The center is working to characterize and maintain mouse models of glioblastoma, like the one shown above.
Luis Parada, Director of the Brain Tumor Center
Powerful imaging techniques assist researchers and clinicians, like acting Physician-in-Chief Lisa DeAngelis, who study central nervous system tumors.
Physician-scientist Ingo Mellinghoff (center) is affiliated with the Brain Tumor Center.
There exists a dire need to improve treatments for malignant brain tumors. Current strategies, including surgery, radiation, and chemotherapies, can have serious side effects and are generally not curative. The Brain Tumor Center (BTC) at Memorial Sloan Kettering Cancer Center provides a unique opportunity to bring together researchers and clinicians for scientific discovery and development of truly effective brain tumor therapies. Together, our physicians and scientists are working to deploy all available modern genomic and transgenic technologies afforded by MSK’s state-of-the-art facilities.
In the face of challenges to more effectively treat glioblastoma (GBM), basic scientific efforts must be supported to better understand the unique underlying biology. The cell or cells that normally give rise to GBM must be identified so that the key changes that take place in transforming them into tumors can be identified.
Modern genomic studies suggest the diversity of GBM subtypes. The functional and clinical significance of these findings must be validated and translated into practical application.
The natural history of tumor development must be better comprehended. The brain microenvironment that likely supports tumor growth must be understood and neutralized. The precise mechanism of tumor growth and development, whether hierarchical or plastic, must be unraveled to establish a baseline for evaluating new therapies.
The BTC is committed to supporting and enhancing collaboration among researchers, as well as the development of tools to advance the fight against brain tumors.
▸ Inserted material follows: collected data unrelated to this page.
template <bool kPerLeg, int kBlock = 64, bool kWarm = false, bool kParkInputs = false, bool kThroughput = false, bool kSmallForm = true,
          bool kTable = false>
__device__ __forceinline__ bool coop_robot(const DeviceParams &P, const CoopPtrs &s, int64_t irobot, bool robot_live_in,
                                           double *lds_tab, double *lds_row, double *lds_nrm,
                                           double *__restrict__ tau_out,
                                           double *__restrict__ grf_out, int32_t *__restrict__ status_out, bool cold = false) {
  bool robot_live = robot_live_in;
  const int lr = threadIdx.x & 15;
  const int leg = lr >> 2, c = lr & 3;
  const bool comp = c < 3;
  const int myidx = 3 * leg + c;
  const double eps = 2.220446049250313e-16;
  const double inf = INFINITY;

  QL_STAMP(0);
  constexpr int kTabLoads = (4 * kTabPerLeg + kBlock - 1) / kBlock;
  double tabv[kTabLoads];
#pragma unroll
  for (int j = 0; j < kTabLoads; j++) {
    const int idx = (int)threadIdx.x + kBlock * j;
    tabv[j] = P.legtab[idx < 4 * kTabPerLeg ? idx : 4 * kTabPerLeg - 1];
  }
  const int64_t i_in = irobot;
  const int64_t kS12 = s.record_doubles ? s.record_doubles : 12, kS4 = s.record_doubles ? s.record_doubles : 4,
                kS3 = s.record_doubles ? s.record_doubles : 3, kSB = 4;
  double quat[4], dquat[4], pos[3], linvel[3], angvel[3], dpos[3], dlinvel[3], dangvel[3];
  {
    const double2 *a2 = reinterpret_cast<const double2 *>(s.quat + kS4 * i_in);
    const double2 *b2 = reinterpret_cast<const double2 *>(s.dquat + kS4 * i_in);
    double2 v = a2[0]; quat[0] = v.x; quat[1] = v.y;
    v = a2[1]; quat[2] = v.x; quat[3] = v.y;
    v = b2[0]; dquat[0] = v.x; dquat[1] = v.y;
    v = b2[1]; dquat[2] = v.x; dquat[3] = v.y;
#pragma unroll
    for (int k = 0; k < 3; k++) {
      pos[k] = s.pos[kS3 * i_in + k]; linvel[k] = s.linvel[kS3 * i_in + k]; angvel[k] = s.angvel[kS3 * i_in + k];
      dpos[k] = s.dpos[kS3 * i_in + k]; dlinvel[k] = s.dlinvel[kS3 * i_in + k]; dangvel[k] = s.dangvel[kS3 * i_in + k];
    }
  }
  const uint32_t sm = *reinterpret_cast<const uint32_t *>(s.stance + kSB * i_in);
  double qj = s.q[kS12 * i_in + (comp ? myidx : 0)];
  const uint8_t alive = s.live ? s.live[i_in] : (uint8_t)1;
  unsigned warm_set = 0u;
  bool build_set = false;
  static_assert(!kTable || kWarm, "the table is a warm start");
  uint4 mem = make_uint4(0u, 0u, 0u, 0u);
  if constexpr (kTable) mem = reinterpret_cast<const uint4 *>(s.set_memory)[i_in];
  else if constexpr (kWarm) warm_set = (s.prev_working_set && !cold) ? s.prev_working_set[i_in] : 0u;
  double wr[6] = {0.0, 0.0, 0.0, 0.0, 0.0, 0.0};
  if (s.wrench) {
#pragma unroll
    for (int k = 0; k < 6; k++) wr[k] = s.wrench[6 * i_in + k];
  }
  double nWl[3] = {0.0, 0.0, 1.0};
  if (kPerLeg) { nWl[0] = s.normals[12 * i_in + 3 * leg]; nWl[1] = s.normals[12 * i_in + 3 * leg + 1]; nWl[2] = s.normals[12 * i_in + 3 * leg + 2]; }
  robot_live = robot_live && alive != 0;
  const unsigned stance = robot_live ? (((sm & 0xFFu) ? 1u : 0u) | ((sm & 0xFF00u) ? 2u : 0u) |
                                        ((sm & 0xFF0000u) ? 4u : 0u) | ((sm & 0xFF000000u) ? 8u : 0u))
                                     : 0u;
  const int nS = __popc(stance);
  if constexpr (kTable) {
    const unsigned slot = QLAMD_SET_MEMORY_SLOT(stance);
    warm_set = slot == 0u ? mem.x : slot == 1u ? mem.y : slot == 2u ? mem.z : mem.w;
  }
  if constexpr (kWarm) {
    const unsigned from = (warm_set >> 20) & 0xFu;
    warm_set = (from != 0u && from != stance) ? 0u : (warm_set & 0xFFFFFu);
    if constexpr (kTable) build_set = from != stance;
    else build_set = s.prev_working_set != nullptr && !cold && from != stance;
  }
  const unsigned perm = slot_legs(stance);
  const int aleg = (int)((perm >> (2 * leg)) & 3u);
  reinterpret_cast<int2 *>(lds_nrm + 64 * 11)[(int)threadIdx.x & 63] = make_int2((int)i_in, (3 * aleg + c) | ((int)perm << 8) | ((int)stance << 16));
  const bool on = leg < nS;
  const unsigned stance_slots = (1u << nS) - 1u;
  const bool permuted = __builtin_amdgcn_ballot_w64(perm != 0xE4u) != 0ull;
  if (permuted) {
    qj = from_leg_lane(qj, aleg);
    if (kPerLeg) { nWl[0] = from_leg_lane(nWl[0], aleg); nWl[1] = from_leg_lane(nWl[1], aleg); nWl[2] = from_leg_lane(nWl[2], aleg); }
  }
#pragma unroll
  for (int j = 0; j < kTabLoads; j++) {
    const int idx = (int)threadIdx.x + kBlock * j;
    if (idx < 4 * kTabPerLeg) lds_tab[idx] = tabv[j];
  }
  __syncthreads();

  QL_STAMP(1); QL_QP_BLOCK_STAMP(4);
  double Rm[9], gB[3], b[6];
  double wr_d[3] = {0.0, 0.0, 0.0}, wr_dw = 1.0, wr_k = 2.0;
  bool wr_slow = false;
  quat_to_matrix(quat, Rm);
  {
    const double gW[3] = {0.0, 0.0, -P.grav};
    irot(Rm, gW, gB);
    RobotIn in;
#pragma unroll
    for (int k = 0; k < 3; k++) {
      in.pos[k] = pos[k]; in.linvel[k] = linvel[k]; in.angvel[k] = angvel[k];
      in.dpos[k] = dpos[k]; in.dlinvel[k] = dlinvel[k]; in.dangvel[k] = dangvel[k];
    }
#pragma unroll
    for (int k = 0; k < 4; k++) { in.quat[k] = quat[k]; in.dquat[k] = dquat[k]; }
    in.has_wrench = false;
    wr_dw = 0.0;
    {
      const double *qd = in.dquat, *qm = in.quat;
      const double aw = qd[0], ax = -qd[1], ay = -qd[2], az = -qd[3];
      wr_dw = aw * qm[0] - ax * qm[1] - ay * qm[2] - az * qm[3];
      wr_d[0] = aw * qm[1] + ax * qm[0] + ay * qm[3] - az * qm[2];
      wr_d[1] = aw * qm[2] - ax * qm[3] + ay * qm[0] + az * qm[1];
      wr_d[2] = aw * qm[3] + ax * qm[2] - ay * qm[1] + az * qm[0];
      const double s2r = 1.0 - wr_dw * wr_dw;
      const double s2 = vmin(vmax(s2r, 0.0), 0.01);
      double p = 34459425.0 / 3530096640.0;
      p = fma(p, s2, 2027025.0 / 175472640.0);
      p = fma(p, s2, 135135.0 / 9676800.0);
      p = fma(p, s2, 10395.0 / 599040.0);
      p = fma(p, s2, 945.0 / 42240.0);
      p = fma(p, s2, 105.0 / 3456.0);
      p = fma(p, s2, 15.0 / 336.0);
      p = fma(p, s2, 3.0 / 40.0);
      p = fma(p, s2, 1.0 / 6.0);
      p = fma(p, s2, 1.0);
      wr_k = 2.0 * p;
      wr_slow = !(s2r < 0.01) || !(wr_dw > 0.0);
    }
    {
      double e_p[3], e_v[3], e_w[3];
#pragma unroll
      for (int k = 0; k < 3; k++) {
        e_p[k] = in.dpos[k] - in.pos[k];
        e_v[k] = in.dlinvel[k] - in.linvel[k];
        e_w[k] = in.dangvel[k] - in.angvel[k];
      }
      const double ff[3] = {in.dlinvel[0], in.dlinvel[1], 0.0};
      const double gfb[3] = {0.0, 0.0, P.kp_t[2] * e_p[2]};
      const double gdb[3] = {0.0, 0.0, P.kd_t[2] * e_v[2]};
// ... 47 lines not shown
    for (int a = 0; a < 3; a++) Rn[a] = Rc[0] * Rs[a] + Rc[1] * Rs[3 + a] + Rc[2] * Rs[6 + a];
    Rc[0] = Rn[0]; Rc[1] = Rn[1]; Rc[2] = Rn[2];
    Hk[k] = m * pc + (Rn[0] * mcom[0] + Rn[1] * mcom[1] + Rn[2] * mcom[2]);
    if (k < 3) { zax[k] = Rn[2]; pj[k] = pc; }
  }
  const double foot = (comp && on) ? pc : 0.0;
  const auto qcross = [&](double a, double bq) -> double {
    const double a1 = dpp<0xC9>(a), a2 = dpp<0xD2>(a);
    const double b1 = dpp<0xC9>(bq), b2 = dpp<0xD2>(bq);
    return a1 * b2 - a2 * b1;
  };
  double Jrow[3], Gq[3];
  {
    const double my_g = pick3(gB, c);
    double Hs = Hk[3];
    double M = tab[kTabMass + 3];
#pragma unroll
    for (int k = 2; k >= 0; k--) {
      Hs += Hk[k];
      M += tab[kTabMass + k];
      const double d = pc - pj[k];
      const double jc = qcross(zax[k], d);
      Jrow[k] = sel(comp, jc, 0.0);
      const double h = Hs - M * pj[k];
      const double zh = qcross(zax[k], h);
      Gq[k] = -quad_sum(sel(comp, my_g * zh, 0.0));
    }
  }

  if (__builtin_amdgcn_ballot_w64(wr_slow) != 0ull) {
    const double s2 = 1.0 - wr_dw * wr_dw;
    double k = 2.0;
    if (s2 >= 1e-12) k = 2.0 * acos(wr_dw) / sqrt(s2);
    const double dk = wr_slow ? k - wr_k : 0.0;
#pragma unroll
    for (int a = 0; a < 3; a++) b[3 + a] -= P.kp_r[a] * dk * wr_d[a];
  }
  if (s.wrench) {
#pragma unroll
    for (int k = 0; k < 6; k++) b[k] = wr[k];
  }
#pragma unroll
  for (int k = 0; k < 3; k++) {
    lds_nrm[64 * (5 + k) + ((int)threadIdx.x & 63)] = Jrow[k];
    lds_nrm[64 * (8 + k) + ((int)threadIdx.x & 63)] = Gq[k];
  }
  asm volatile("" ::: "memory");
  static_assert(!kParkInputs || kBlock == 64, "the parked inputs take the model table's place: one wavefront per workgroup");
  if constexpr (kParkInputs) {
    lds_tab[(int)threadIdx.x & 63] = foot;
#pragma unroll
    for (int k = 0; k < 6; k++) lds_tab[64 + 6 * (((int)threadIdx.x & 63) >> 4) + k] = b[k];
  }

  QL_STAMP(3); QL_QP_BLOCK_STAMP(5);
  double myn = 0.0, myt1 = 0.0, myt2 = 0.0;
  double nb[3], t1[3], t2[3];
  {
    const double ey[3] = {0.0, 1.0, 0.0}, ez[3] = {0.0, 0.0, 1.0};
    double yB[3], nW[3];
    irot(Rm, ey, yB);
    if (kPerLeg) { nW[0] = nWl[0]; nW[1] = nWl[1]; nW[2] = nWl[2]; }
    else rot(Rm, ez, nW);
    irot(Rm, nW, nb);
    cross3(nb, yB, t1);
    double nn = rsqrt_nr(dot3(t1, t1));
    t1[0] *= nn; t1[1] *= nn; t1[2] *= nn;
    cross3(nb, t1, t2);
    nn = rsqrt_nr(dot3(t2, t2));
    t2[0] *= nn; t2[1] *= nn; t2[2] *= nn;
    myn = pick3(nb, c); myt1 = pick3(t1, c); myt2 = pick3(t2, c);
  }
  const double mu = P.mu, f_min = P.f_min;

  QL_STAMP(4);
  QL_STAMP(5);
  double x;
  int qp_iters;
  unsigned long long final_set = 0ull;
  const bool two_legs = __builtin_amdgcn_ballot_w64(nS > 2) == 0ull;
  int status = kStatusOk;
  const auto solve = [&](auto Legs) {
    ForceQp Q;
    if constexpr (kParkInputs) {
      asm volatile("" ::: "memory");
      const double foot_l = lds_tab[(int)threadIdx.x & 63];
      double b_l[6];
#pragma unroll
      for (int k = 0; k < 6; k++) b_l[k] = lds_tab[64 + 6 * (((int)threadIdx.x & 63) >> 4) + k];
      force_qp_objective(P.S, P.w_reg, foot_l, stance_slots, comp && on, b_l, nullptr, 0.0, Q.Gm, Q.g0);
    } else {
      force_qp_objective(P.S, P.w_reg, foot, stance_slots, comp && on, b, nullptr, 0.0, Q.Gm, Q.g0);
    }
#pragma unroll
    for (int k = 0; k < 3; k++) { Q.nb[k] = nb[k]; Q.t1[k] = t1[k]; Q.t2[k] = t2[k]; }
    Q.myn = myn; Q.myt1 = myt1; Q.myt2 = myt2;
    Q.mu = mu; Q.f_min = f_min;
    Q.on = on; Q.comp = comp; Q.nS = nS; Q.refine_passes = P.refine_passes;
    Q.warm = 0ull; Q.stance = stance_slots;
    Q.build_set = build_set;
    if constexpr (kWarm) Q.warm = permuted ? working_set_to_slots<5, unsigned>(warm_set, perm) : warm_set;
    status = force_qp_coop<false, kWarm, decltype(Legs)::value, !kThroughput>(Q, lds_row, lds_nrm, x, qp_iters, &final_set);
  };
  if constexpr (kSmallForm) {
    int small_form = __builtin_amdgcn_readfirstlane(two_legs ? 1 : 0);
    asm volatile("" : "+s"(small_form));
    if (small_form != 0) solve(std::integral_constant<int, 2>{});
    int large_form = __builtin_amdgcn_readfirstlane(1 - small_form);
    asm volatile("" : "+s"(large_form));
    if (large_form != 0) solve(std::integral_constant<int, 4>{});
  } else {
    (void)two_legs;
    solve(std::integral_constant<int, 4>{});
  }
  const int2 parked = reinterpret_cast<const int2 *>(lds_nrm + 64 * 11)[(int)threadIdx.x & 63];
  const int64_t i = parked.x;
  const int aidx = parked.y & 15;
  if constexpr (kWarm) {
    if (permuted) final_set = working_set_to_legs<5, unsigned>((unsigned)final_set, ((unsigned)parked.y >> 8) & 0xFFu);
  }
  if (status == kStatusNotPd) {
    if (lr == 0 && robot_live) {
      status_out[i] = kStatusNotPd;
      if (s.iterations) s.iterations[i] = 0;
      if constexpr (kWarm) { if (s.working_set) s.working_set[i] = 0u; }
      if constexpr (kTable) s.set_memory[4 * i + QLAMD_SET_MEMORY_SLOT((unsigned)parked.y >> 16)] = 0u;
    }
    if (comp && robot_live && !P.keep_on_failure && (on || !s.support_only)) { tau_out[12 * i + aidx] = 0.0; if (grf_out) grf_out[12 * i + aidx] = 0.0; }
    return false;
  }

  QL_STAMP(8);
  {
    const bool live = on && status == kStatusOk;
    const double fx = live ? -x : 0.0;
    double Jr[3], Gr[3];
#pragma unroll
    for (int k = 0; k < 3; k++) {
      Jr[k] = lds_nrm[64 * (5 + k) + ((int)threadIdx.x & 63)];
      Gr[k] = lds_nrm[64 * (8 + k) + ((int)threadIdx.x & 63)];
    }
    const double t0 = quad_sum(sel(comp, Jr[0] * fx, 0.0)) + Gr[0];
    const double t1 = quad_sum(sel(comp, Jr[1] * fx, 0.0)) + Gr[1];
    const double t2 = quad_sum(sel(comp, Jr[2] * fx, 0.0)) + Gr[2];
    double t = sel(c == 0, t0, sel(c == 1, t1, t2));
    t = t > P.tau_max ? P.tau_max : t;
    t = t < -P.tau_max ? -P.tau_max : t;
    if (comp && robot_live && !(P.keep_on_failure && status != kStatusOk) && (on || !s.support_only)) {
      tau_out[12 * i + aidx] = live ? t : 0.0;
      if (grf_out) grf_out[12 * i + aidx] = live ? x : 0.0;
    }
    if (lr == 0 && robot_live) {
      status_out[i] = status;
      if (s.iterations) s.iterations[i] = qp_iters;
      if constexpr (kWarm) {
        const uint32_t word = status == kStatusOk ? ((uint32_t)final_set | (((uint32_t)parked.y >> 16 & 0xFu) << 20)) : 0u;
        if (s.working_set) s.working_set[i] = word;
        if constexpr (kTable)
          s.set_memory[4 * i + QLAMD_SET_MEMORY_SLOT((unsigned)parked.y >> 16)] = (P.warm_fallback == 2 && final_set != 0ull) ? 0u : word;
      }
    }
  }
  QL_STAMP(9);
  QL_STAMP(10);
  const bool rejected = kWarm && robot_live && (status == kStatusWarmRejected || (P.warm_fallback == 2 && status == kStatusOk && final_set != 0ull));
  if constexpr (kWarm) {
    if (rejected && lr == 0 && s.warm_retries) atomicAdd(s.warm_retries, 1u);
  }
  return rejected;
}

Through the establishment of a comprehensive patient-derived xenograft (PDX) program, thoroughly curated GBM samples will be used to develop xenografts for comprehensive molecular profiling. Primary cultures will also be established and genomically mined. Complementary genetically engineered mouse models of GBM will be characterized and maintained.
These long-term resources will be at the disposal of MSK researchers and clinicians for the testing of new hypotheses and for preclinical evaluation.
A seminar series and seed grants for the development of new hypotheses will be supported as a means to maintain a connected research community.